Data extracted from a collection:
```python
class CollisionObject(C.Structure):
    _fields_ = [("type", C.c_int), ("friction", C.c_float), ("scale", C.c_float), ("dsdt", C.c_float),
# ... 49 lines not shown
}
HALO = {
    "halo_keys": (_i, [_vp, _vp, _i, _ip]),
    "halo_tag_begin": (_i, [_vp]),
    "halo_tag_peer": (_i, [_vp, _i, _vp, _i]),
    "halo_tag_end": (_i, [_vp, _ip, _ip]),
    "g2p2g_halo": (_i, [_vp, _f, _f]),
    "g2p2g_interior": (_i, [_vp, _f, _f]),
    "halo_collect": (_i, [_vp, _i, _i, _vp, _vp, _i, _ip]),
    "halo_reduce": (_i, [_vp, _i, _vp, _vp, _i]),
    "mgsp_begin": (_i, [_vp, _f, _f]),
    "mgsp_rebuild_export": (_i, [_vp, _vp, _i]),
    "mgsp_tag": (_i, [_vp, _vp, _i, _i, _i]),
    "mgsp_end": (_i, [_vp, _ip, _ip, _ip, _fp]),
}
SIGNATURES.update(HALO)
HIP_ONLY = {
    "build_info": (C.c_char_p, []),
    "last_g2p2g_ms": (_i, [_vp, _fp]),
    "streams": (_i, [_vp, _P(_vp), _P(_vp)]),
    "sync": (_i, [_vp]),
    "get_capacity": (_i, [_vp, _P(C.c_int64), _P(C.c_int64), _ip]),
    "get_diagnostics": (_i, [_vp, _P(Diagnostics)]),
    "retrieve_velocity": (_i, [_vp, _i, _vp, _vp, _vp, _P(_sz)]),
    "particle_momentum": (_i, [_vp, _i, _P(C.c_double)]),
    "checkpoint_size": (_i, [_vp, _P(_sz)]),
    "checkpoint_save": (_i, [_vp, _vp, _sz, _P(_sz)]),
    "checkpoint_load": (_i, [_vp, _vp, _sz]),
    "group_unique_id": (_i, [_vp]),
    "group_create": (_i, [_vp, _i, _i, _vp, _P(_vp)]),
    "group_create_local": (_i, [_P(_vp), _i, _P(_vp)]),
    "group_destroy": (None, [_vp]),
    "group_last_error": (C.c_char_p, [_vp]),
    "group_transport": (C.c_char_p, [_vp]),
    "group_initial_setup": (_i, [_vp]),
    "group_resume": (_i, [_vp]),
    "group_substep": (_i, [_vp, _f, _f, _fp]),
    "group_run_fixed": (_i, [_vp, _i, _f]),
    "group_compute_dt": (_f, [_vp, _f, _f, _f, _f]),
    "group_main_loop": (_i, [_vp, _i, _i, _f, _vp, _vp, _ip]),
    "group_stats": (_i, [_vp, _ip, _ip, _fp]),
    "group_retrieve_velocity": (_i, [_vp, _i, _vp, _vp, _vp, _P(_sz)]),
    "group_particle_momentum": (_i, [_vp, _i, _P(C.c_double)]),
}


# ... 32 lines not shown
```

### claymore_amd/csrc/claymore_hip.hip

```cpp
#include <hip/hip_runtime.h>

#include <algorithm>
#include <cmath>
#include <cstdio>
#include <cstdlib>
#include <chrono>
#include <cstring>
#include <string>
#include <vector>

#include "../../include/claymore_amd.h"
#include "mpm_kernels.hpp"
#include "mpm_readout.hpp"

using namespace mpm;
#define MPM_STR_(x) #x
#define MPM_STR(x) MPM_STR_(x)

namespace {
constexpr int kHaloWords	 = 128;
constexpr int kStatusBlock = ST_WORDS + kHaloWords + kMaxVelSlots * kMaxVelStride;

struct Partition {
	int* table = nullptr;
// ... 28 lines not shown

}

struct SubstepEvents {
	hipEvent_t start = nullptr, g2p2g_start = nullptr, g2p2g_end = nullptr, end = nullptr;
};
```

WORK INSTRUCTIONS:
The records above are to be repeated exactly, in their entirety.

RESPONSE:
```python
class CollisionObject(C.Structure):
    _fields_ = [("type", C.c_int), ("friction", C.c_float), ("scale", C.c_float), ("dsdt", C.c_float),
# ... 49 lines not shown
}
HALO = {
    "halo_keys": (_i, [_vp, _vp, _i, _ip]),
    "halo_tag_begin": (_i, [_vp]),
    "halo_tag_peer": (_i, [_vp, _i, _vp, _i]),
    "halo_tag_end": (_i, [_vp, _ip, _ip]),
    "g2p2g_halo": (_i, [_vp, _f, _f]),
    "g2p2g_interior": (_i, [_vp, _f, _f]),
    "halo_collect": (_i, [_vp, _i, _i, _vp, _vp, _i, _ip]),
    "halo_reduce": (_i, [_vp, _i, _vp, _vp, _i]),
    "mgsp_begin": (_i, [_vp, _f, _f]),
    "mgsp_rebuild_export": (_i, [_vp, _vp, _i]),
    "mgsp_tag": (_i, [_vp, _vp, _i, _i, _i]),
    "mgsp_end": (_i, [_vp, _ip, _ip, _ip, _fp]),
}
SIGNATURES.update(HALO)
HIP_ONLY = {
    "build_info": (C.c_char_p, []),
    "last_g2p2g_ms": (_i, [_vp, _fp]),
    "streams": (_i, [_vp, _P(_vp), _P(_vp)]),
    "sync": (_i, [_vp]),
    "get_capacity": (_i, [_vp, _P(C.c_int64), _P(C.c_int64), _ip]),
    "get_diagnostics": (_i, [_vp, _P(Diagnostics)]),
    "retrieve_velocity": (_i, [_vp, _i, _vp, _vp, _vp, _P(_sz)]),
    "particle_momentum": (_i, [_vp, _i, _P(C.c_double)]),
    "checkpoint_size": (_i, [_vp, _P(_sz)]),
    "checkpoint_save": (_i, [_vp, _vp, _sz, _P(_sz)]),
    "checkpoint_load": (_i, [_vp, _vp, _sz]),
    "group_unique_id": (_i, [_vp]),
    "group_create": (_i, [_vp, _i, _i, _vp, _P(_vp)]),
    "group_create_local": (_i, [_P(_vp), _i, _P(_vp)]),
    "group_destroy": (None, [_vp]),
    "group_last_error": (C.c_char_p, [_vp]),
    "group_transport": (C.c_char_p, [_vp]),
    "group_initial_setup": (_i, [_vp]),
    "group_resume": (_i, [_vp]),
    "group_substep": (_i, [_vp, _f, _f, _fp]),
    "group_run_fixed": (_i, [_vp, _i, _f]),
    "group_compute_dt": (_f, [_vp, _f, _f, _f, _f]),
    "group_main_loop": (_i, [_vp, _i, _i, _f, _vp, _vp, _ip]),
    "group_stats": (_i, [_vp, _ip, _ip, _fp]),
    "group_retrieve_velocity": (_i, [_vp, _i, _vp, _vp, _vp, _P(_sz)]),
    "group_particle_momentum": (_i, [_vp, _i, _P(C.c_double)]),
}


# ... 32 lines not shown
```

### claymore_amd/csrc/claymore_hip.hip

```cpp
#include <hip/hip_runtime.h>

#include <algorithm>
#include <cmath>
#include <cstdio>
#include <cstdlib>
#include <chrono>
#include <cstring>
#include <string>
#include <vector>

#include "../../include/claymore_amd.h"
#include "mpm_kernels.hpp"
#include "mpm_readout.hpp"

using namespace mpm;
#define MPM_STR_(x) #x
#define MPM_STR(x) MPM_STR_(x)

namespace {
constexpr int kHaloWords	 = 128;
constexpr int kStatusBlock = ST_WORDS + kHaloWords + kMaxVelSlots * kMaxVelStride;

struct Partition {
	int* table = nullptr;
// ... 28 lines not shown

}

struct SubstepEvents {
	hipEvent_t start = nullptr, g2p2g_start = nullptr, g2p2g_end = nullptr, end = nullptr;
};
```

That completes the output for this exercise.